Galaxy Zoo scientists have many other achievements and interesting research. For example, a Dutch schoolteacher, Hanny van Arkel, discovered a unique image of a quasar light echo, which was dubbed “Hanny’s Voorwerp” (Lintott et al. 2009). GZ volunteers also identified galaxies that appeared to look like “green peas”, and most of them turned out to be small, compact, star-bursting galaxies (Cardamone et al. 2009). In addition, Laura Trouille is leading the Galaxy Zoo Quench project, in which participants contribute to the whole research process by classifying images, analyzing data, discussing results, and writing a paper about them.

Citizen science is related to “big data” and data-driven science (see also this article), and in particular to data mining and machine learning. According to a new astrostatistics book by Ivezic, Connolly, VanderPlas, & Gray, data mining is “a set of techniques for analyzing and describing structured data, for example, finding patterns in large data sets. Common methods include density estimation, unsupervised classification, clustering, principal component analysis, locally linear embedding, and projection pursuit.” Machine learning is a “term for a set of techniques for interpreting data by comparing them to models for data behavior (including the so-called nonparametric models), such as various regression methods, supervised classification methods, maximum likelihood estimators, and the Bayesian method.” Kaggle has data prediction competitions for machine learning, and their most recent one involved challenging people to develop automated algorithms to classify GZ galaxy morphologies like as well as the “crowd-sourced” classifications, and the winning codes performed rather well. Nothing beats numerous visual classifications, but there is clearly much to be learned along these lines.

Finally, sociologists, political scientists, economists and other social scientists have been studying CS, such as the organization and efficacy of CS projects, motivations of participants, and applications to industry and policy making. For example, Amy Freitag has written about how citizen science programs define “success” and their rigorous data collection. The sociologist Anne Holohan has written a book Community, Competition and Citizen Science on collaborative computing projects around the world. Eugenia Rodrigues is studying the views and experiences of participants in CS initiatives, and Hauke Riesch has written on this subject as well. (This is also related to the work by Galaxy Zoo scientists in Raddick et al. on participants’ motivations.)

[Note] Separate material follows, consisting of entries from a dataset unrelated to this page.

diff --git a/mapcaller_amd/csrc/mcx_pipeline.hip b/mapcaller_amd/csrc/mcx_pipeline.hip
--- a/mapcaller_amd/csrc/mcx_pipeline.hip
+++ b/mapcaller_amd/csrc/mcx_pipeline.hip
@@ -358,7 +358,7 @@
 
 template <bool NW, int MODE, bool DETAIL>
 __global__ void __launch_bounds__(256) k_simple(Ctx cx, ReadBatch rb, uint32_t n_pairs, const int32_t *est, const uint32_t *read_blocks, AlnRec *recs, PairOut *pout,
-                                                uint8_t *done, uint32_t *pool_over, uint32_t *n_done, SimpleLater sl)
+                                                uint8_t *done, uint32_t *pool_over, uint32_t *n_done, SimpleLater sl, int one_cluster)
 {
     __shared__ EndsLds ends;
     __shared__ uint16_t cig_stage[256 * 2 * kSimpleRuns];
@@ -371,6 +371,7 @@
     bool ok = slot < n_slots;
     const uint32_t pair = MODE == kDpReplay ? (ok ? sl.pairs[slot] : 0u) : slot;
     SimpleRead sr[2];
+    SimpleSel sel; sel.mask[0] = sel.mask[1] = 0u; sel.est_lo = 0; sel.est_hi = 0x7fffffff;
     int rl[2] = {0, 0};
     typename std::conditional<DETAIL, SimpleDetail, SimpleNoDetail>::type det;
     SimpleDpIo io;
@@ -381,20 +382,28 @@
     bool later = false;
     if (ok) {
         const PairState st = pair_state(cx.state, cx.lay, cx.caps, pair);
+        int nh[2] = {0, 0};
+#pragma unroll
+        for (int s = 0; s < 2; s++) {
+            if (s >= nr) break;
+            const uint32_t r = pair * nr + s;
+            nh[s] = (int)(read_blocks[r] >> 20);
+            rl[s] = (int)(rb.off[r + 1] - rb.off[r]);
+            ok = ok && nh[s] >= 1 && nh[s] <= (one_cluster ? kSimpleHits : kSimpleIn) && !(cx.read_ext[r] >> 31);
+        }
+        if (ok && !one_cluster) {
+            const Hit *const hp[2] = {st.hits[0], st.hits[1]};
+            ok = simple_select(cx.ix, cx.pm, nr == 2, rl, hp, nh, est[pair], sel);
+        }
 #pragma unroll
         for (int s = 0; s < 2; s++) {
             if (s < nr && ok) {
                 const uint32_t r = pair * nr + s;
-                const int nh = (int)(read_blocks[r] >> 20);
-                rl[s] = (int)(rb.off[r + 1] - rb.off[r]);
                 io.read = r;
-                ok = nh >= 1 && nh <= kSimpleHits && !(cx.read_ext[r] >> 31);
-                if (ok) {
-                    if constexpr (DETAIL) { uint8_t *rec = cx.detail + (uint64_t)r * cx.dlay.stride; det.frags = (Frag *)(rec + sizeof(DetailHdr)); det.ops = rec + cx.dlay.off_ops; }
-                    const int how = simple_read<NW, uint16_t>(cx.ix, cx.pm, rl[s], cx.packed + (uint64_t)r * cx.wpad, st.hits[s], nh, sr[s], stage + s * kSimpleRuns * 256, 256, io, det);
-                    ok = how != kSimpleNo;
-                    later = later || how == kSimpleLater;
-                }
+                if constexpr (DETAIL) { uint8_t *rec = cx.detail + (uint64_t)r * cx.dlay.stride; det.frags = (Frag *)(rec + sizeof(DetailHdr)); det.ops = rec + cx.dlay.off_ops; }
+                const int how = simple_read<NW, uint16_t>(cx.ix, cx.pm, rl[s], cx.packed + (uint64_t)r * cx.wpad, st.hits[s], nh[s], sr[s], stage + s * kSimpleRuns * 256, 256, io, det, sel.mask[s]);
+                ok = how != kSimpleNo;
+                later = later || how == kSimpleLater;
             }
         }
         if (ok && nr == 2) ok = simple_pair_ok(sr[0], sr[1], est[pair]);
@@ -432,7 +441,7 @@
     }
     AlnRec rec2[2];
     PairOut po;
-    simple_pair(cx, nr == 2, sr[0], sr[nr - 1], rl[0], rl[nr - 1], est[pair], rec2, off, po);
+    simple_pair(cx, nr == 2, sr[0], sr[nr - 1], rl[0], rl[nr - 1], est[pair], rec2, off, po, one_cluster ? nullptr : &sel);
     recs[(uint64_t)pair * nr] = rec2[0];
     if (nr == 2) recs[(uint64_t)pair * nr + 1] = rec2[1];
     pout[pair] = po;
@@ -1217,6 +1226,7 @@
     k.cluster_by_lane = on("MCX_CLUSTER_BY_LANE"); k.rescue_in_line = on("MCX_RESCUE_IN_LINE"); k.build_by_lane = on("MCX_BUILD_BY_LANE");
     k.no_sums_cache = on("MCX_NO_SUMS_CACHE"); k.prof_by_column = on("MCX_PROF_BY_COLUMN"); k.tier1_hist = on("MCX_TIER1_HIST"); k.dp_hist = on("MCX_DP_HIST");
     k.no_tier_overlap = on("MCX_NO_TIER_OVERLAP"); k.no_late_overlap = on("MCX_NO_LATE_OVERLAP"); k.no_prof_overlap = on("MCX_NO_PROF_OVERLAP"); k.no_tier1_grow = on("MCX_NO_TIER1_GROW");
+    k.simple_one_cluster = on("MCX_SIMPLE_ONE_CLUSTER");
     k.no_prepack = !on("MCX_PREPACK");
     if (const char *e = getenv("MCX_SEED_FM_BUDGET")) k.seed_fm_budget = std::max(1, atoi(e));
     if (const char *e = getenv("MCX_BUILD_WAVE_LIMIT")) k.build_wave_limit = atoi(e);
@@ -1655,10 +1665,10 @@
             const unsigned lb = (sl.cap + 255) / 256, jb = std::min<unsigned>((sl.cap * kSimpleJobs + 255) / 256, 3072u);
             auto launch = [&](auto nw, auto detail) {
                 constexpr bool NW = decltype(nw)::value, DT = decltype(detail)::value;
-                k_simple<NW, kDpCollect, DT><<<pb, 256, 0, s>>>(cx, rb, sel.n, sel.est, so.read_blocks, d_recs, c->d_pout, c->d_done, c->d_batch_flags + 2, R.d_cnt + CNT_SIMPLE, sl);
+                k_simple<NW, kDpCollect, DT><<<pb, 256, 0, s>>>(cx, rb, sel.n, sel.est, so.read_blocks, d_recs, c->d_pout, c->d_done, c->d_batch_flags + 2, R.d_cnt + CNT_SIMPLE, sl, kn.simple_one_cluster ? 1 : 0);
                 if (sl.pairs) {
                     k_simple_dp<NW><<<jb, 256, 0, s>>>(cx, sl);
-                    k_simple<NW, kDpReplay, DT><<<lb, 256, 0, s>>>(cx, rb, sel.n, sel.est, so.read_blocks, d_recs, c->d_pout, c->d_done, c->d_batch_flags + 2, R.d_cnt + CNT_SIMPLE, sl);
+                    k_simple<NW, kDpReplay, DT><<<lb, 256, 0, s>>>(cx, rb, sel.n, sel.est, so.read_blocks, d_recs, c->d_pout, c->d_done, c->d_batch_flags + 2, R.d_cnt + CNT_SIMPLE, sl, kn.simple_one_cluster ? 1 : 0);
                 }
             };
             if (cx.pm.use_nw) { if (cx.detail) launch(std::true_type(), std::true_type()); else launch(std::true_type(), std::false_type()); }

In a recent interesting article, Chiara Franzoni & Henry Sauermann analyze the organizational features, dimensions of openness, and benefits of CS research. As case studies, they examine GZ, Foldit (an online computer game about protein folding), and Polymath (involving many mathematicians collectively solving problems). They argue that the open participation and open disclosure of inputs, which they mention is also characteristic of open source software, distinguish CS from traditional “Mertonian” science. (Robert Merton was a sociologist who emphasized—perhaps too much—social and cultural factors in science, such as scientists’ desire for peer recognition and career benefits, disputes between scientists, etc. I ended up not discussing him in my post on “paradigm shifts“.) They also discuss knowledge-related and motivational benefits, and they point out that CS projects that involve subjects less popular than astronomy or ornithology, for example, or that address very narrow and specific questions may face challenges in recruiting volunteers. Finally, they discuss organizational challenges, such as division of labor and the need for project leadership and infrastructure. If you’re interested, Bonney et al. in Science magazine is another shorter article about organizational challenges and developments in citizen science.